*** Opening of THE DATA ***

# BioinformaticsToolsmith/MeShClust

Hardware: AMD Instinct MI355X
Metric: sequences clustered/sec (+ NW cell-updates/sec) at 1/2/4/8 MI355X (higher is better)
Workload: dtype u8

## Files before the change

meshclust_amd/csrc/gpu/accum_impl.hpp:

```cpp
#pragma once
#include <algorithm>
#include <cstdlib>
#include <cstring>

#include "bvec_core.hpp"
#include "features.hpp"

namespace mcg {

namespace {

constexpr int NT = 512;
constexpr int NW = NT / 64;
constexpr uint32_t NONE = 0xffffffffu;
constexpr uint64_t NONE64 = ~0ull;
constexpr uint32_t RING = 64;
constexpr uint32_t TRACE_STEPS = 4096;
constexpr int TRACE_W = 20;
constexpr uint32_t TRACE2_STEPS = 256;
constexpr int T2W = 6;
constexpr int KINL = 4;
constexpr int REC_HDR = 14;
constexpr uint32_t REC_EXACT = 0x80000000u, REC_THIN = 0x40000000u, REC_KMASK = 0x3fffffffu;
constexpr int PART_G = 8;
// ... 53 lines not shown
  int etake;
  int xfast;
  int thin;
  int rpoll;
  int rpoll_gap;
  uint32_t rec_g;
  uint64_t *klog;
  uint32_t *go;
  uint64_t *partials;
  uint32_t *fpos;
  uint64_t fcap;
  int res;
  uint4 *cc;
  uint4 *srows;
  uint32_t dres;
  uint32_t mrow;
  uint32_t *mem_pos;
  uint64_t *mkeys;
  uint32_t *cl_centre;
  uint64_t *cl_off;
  uint64_t *out;
  uint64_t budget;
  int prof;
  uint64_t *trace;
  int trace_all;
  uint64_t *trace2;
  uint32_t W, rank;
  uint64_t *mbox;
  uint64_t slot_g;
};

__device__ __forceinline__ uint64_t now() { return __builtin_amdgcn_s_memrealtime(); }

typedef unsigned int u32x4_t __attribute__((ext_vector_type(4)));
__device__ __forceinline__ uint4 ld_nt16(const uint4 *p) {
  const u32x4_t v = __builtin_nontemporal_load(reinterpret_cast<const u32x4_t *>(p));
  return make_uint4(v.x, v.y, v.z, v.w);
}

#define MC_LDS __attribute__((address_space(3)))
#define MC_GLB __attribute__((address_space(1)))
__device__ __forceinline__ uint32_t lds_u32(const uint32_t *p) { return *(const MC_LDS uint32_t *)p; }
__device__ __forceinline__ uint64_t lds_u64(const uint64_t *p) { return *(const MC_LDS uint64_t *)p; }
__device__ __forceinline__ uint4 lds_u4(const uint4 *p) {
  const u32x4_t v = *(const MC_LDS u32x4_t *)p;
  return make_uint4(v.x, v.y, v.z, v.w);
}
__device__ __forceinline__ void glb_st16(MC_GLB u32x4_t *p, const uint4 &v) { *p = (u32x4_t){v.x, v.y, v.z, v.w}; }
__device__ __forceinline__ void lds_st16(MC_LDS u32x4_t *p, const uint4 &v) { *p = (u32x4_t){v.x, v.y, v.z, v.w}; }
__device__ __forceinline__ uint4 lds_ld16(const MC_LDS u32x4_t *p) {
  const u32x4_t v = *p;
  return make_uint4(v.x, v.y, v.z, v.w);
}
__device__ __forceinline__ WinTab lds_wt(const WinTab *p) {
  static_assert(sizeof(WinTab) == 40, "WinTab is read as five 8-byte words");
  const MC_LDS uint64_t *q = (const MC_LDS uint64_t *)p;
  uint64_t w[5];
#pragma unroll
  for (int i = 0; i < 5; i++) w[i] = q[i];
  WinTab r;
  __builtin_memcpy(&r, w, sizeof(WinTab));
  return r;
}

__device__ __forceinline__ void trace_mark(const AccArgs &A, uint32_t step, int slot, uint64_t t) {
  if (!A.trace || !A.trace_all || step >= TRACE_STEPS) return;
// ... 508 lines not shown
            uint4 v[NC];
#pragma unroll
            for (int k = 0; k < NC; k++)
              v[k] = from_hs ? A.hs[(uint64_t)k * A.npad + pos] : ld_nt16(creg + (uint64_t)k * NT + t);
            const PInfo pi{A.mag_s[pos], A.sumsq_s[pos], A.len_s[pos]};
            Acc<T> acc;
            double cv;
#pragma unroll
            for (int k = 0; k < NC; k++) acc.add(v[k], clds[k]);
            if (classify_cand<T>(acc, pi, pc, A.B, C, &cv)) {
              lal[(uint64_t)li * NT + sl] = 0;
              flag_pos(pos);
            }
            if (cv > -1.0 && better(cv, pos, best_v, best_p)) {
              best_v = cv;
              best_p = pos;
            }
          }
        }
      }
    } else
    for (uint64_t ch = c0 + mine; ch <= c1; ch += GW) {
      const uint64_t li = dgw.div((uint32_t)ch);
      const uint64_t pos = (ch * A.W + A.rank) * NT + threadIdx.x;
      uint8_t *la = lal + li * NT + threadIdx.x;
      if (!(pos >= P_S && pos <= P_E && *la)) continue;
      nscan++;
      if (trace && threadIdx.x == 0) t_top = now();
      Acc<T> acc;
      double cv;
      if ((int64_t)li < res) {
        const uint4 *rr = lrow + li * (uint64_t)nch * NT + threadIdx.x;
        if constexpr (NCH > 0) {
          constexpr int HB = NC >= 8 ? 8 : NC;
#pragma unroll
          for (int k0 = 0; k0 < NC; k0 += HB) {
            uint4 rv[HB], cvv[HB];
#pragma unroll
            for (int k = 0; k < HB; k++) {
              rv[k] = rr[(uint64_t)(k0 + k) * NT];
              cvv[k] = clds[k0 + k];
            }
#pragma unroll
            for (int k = 0; k < HB; k++) acc.add(rv[k], cvv[k]);
          }
        } else {
          for (int k = 0; k < nch; k++) acc.add(rr[(uint64_t)k * NT], clds[k]);
        }
        if constexpr (sizeof(T) == 1)
          if (trace && threadIdx.x == 0) {
            acc.fold();
            asm volatile("" ::"v"(acc.sad), "v"(acc.dot));
            t_sad = now();
          }
        int d;
        if (li < 2 && C.layout) {
          const PInfo pi = li == 0 ? rinf0 : rinf1;
          d = classify_std(C, acc.finish(pi.mag, pc.mag), pi, li == 0 ? rterm0 : rterm1, pc, tq, A.B, &cv);
#ifdef MC_EXP_DOUBLE_CLASSIFY
          {
            double cv2;
            PInfo p2 = pi;
            const uint64_t z = (uint64_t)(A.budget >> 62);
            p2.len += z;
            p2.mag += z;
            p2.sumsq += z;
            const int d2 = classify_std(C, acc.finish(p2.mag, pc.mag), p2, pterms(p2.mag, p2.sumsq, A.B), pc, tq, A.B, &cv2);
// ... 276 lines not shown
    const PTerms tq = pterms_mk(pc.mag, pc.sumsq, A.B, A.fc.rB);
    const PSm ps_q = psmall(pc, tq);
    const double kq = (double)((int64_t)pc.mag - (int64_t)A.B * tq.ap);
    {
      const uint32_t kinl0 = kend > (uint32_t)KINL ? kend - KINL : 0;
      const uint64_t t0k = kinl0 > kcur ? now() : 0;
      for (uint32_t e = kcur; e < kend; e++) {
        uint32_t p;
        if (e >= kinl0) {
          p = hdr[4 + KINL - (kend - e)];
        } else {
          uint64_t g = ld64(A.klog + e);
          for (uint32_t it = 1; (uint32_t)(g >> 32) != e + 1; it++) {
            if ((it & 255) == 0 && timed_out(A, t0k)) {
              s_abort = 1;
              break;
            }
            __builtin_amdgcn_s_sleep(1);
            g = ld64(A.klog + e);
          }
          p = (uint32_t)g;
        }
        if (p == pos_t) al_t = false;
      }
      kcur = kend;
    }
    if (trace && t == 0) t_klog = now();
    const bool comp = al_t && pos_t >= P_S && pos_t <= P_E;
    int d_t = 0;
    double cv_t = -1.0;
    if (comp) {
      Acc<T> acc;
      const uint4 *rr = lrow + t;
      constexpr int HB = NC >= 8 ? 8 : NC;
      const SmallK sk = lds_smallk(&s_sk);
      if constexpr (NCH > 0) {
#pragma unroll
        for (int k0 = 0; k0 < NC; k0 += HB) {
          uint4 rv[HB], cvv[HB];
#pragma unroll
          for (int k = 0; k < HB; k++) {
            rv[k] = rr[(uint64_t)(k0 + k) * NT];
            cvv[k] = clds[k0 + k];
          }
#pragma unroll
          for (int k = 0; k < HB; k++) acc.add(rv[k], cvv[k]);
        }
      } else {
        for (int k = 0; k < nch; k++) acc.add(rr[(uint64_t)k * NT], clds[k]);
      }
      bool und = true;
      if constexpr (sizeof(T) == 1) {
        if (small_on && ps_q.ok && ps_t.ok) {
          acc.fold();
          d_t = classify_small(sk, acc.sad, acc.dot, ps_t, ps_q, kq, pt_t.da, tq.da, A.B, &cv_t, &und);
          if (und) {
            double cx;
            d_t = classify_std(C, acc.finish(pi_t.mag, pc.mag), pi_t, pt_t, pc, tq, A.B, &cx);
            und = false;
          }
        }
      }
      if (und)
        d_t = A.fc.on    ? classify_fast(C, A.fc, acc.finish(pi_t.mag, pc.mag), pi_t, pt_t, pc, tq, A.B, &cv_t)
              : C.layout ? classify_std(C, acc.finish(pi_t.mag, pc.mag), pi_t, pt_t, pc, tq, A.B, &cv_t)
                         : classify_cand<T>(acc, pi_t, pc, A.B, C, &cv_t);
    }
// ... 566 lines not shown
          }
          lpos[nxt][r] = lp[e];
        }
        base += tot;
        __syncthreads();
      }
      drain();
      __syncthreads();
      n_ent = base;
      alive = 0;
      for (uint32_t j = 0; j < J; j++)
        if (t + NT * j < n_ent) alive |= 1u << j;
      cur = nxt;
    }
  }
}
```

*** Close of THE DATA ***

### ASSIGNMENT:
Tally the lines above containing "threadIdx"; give only the number.

### TASK RESULT:
5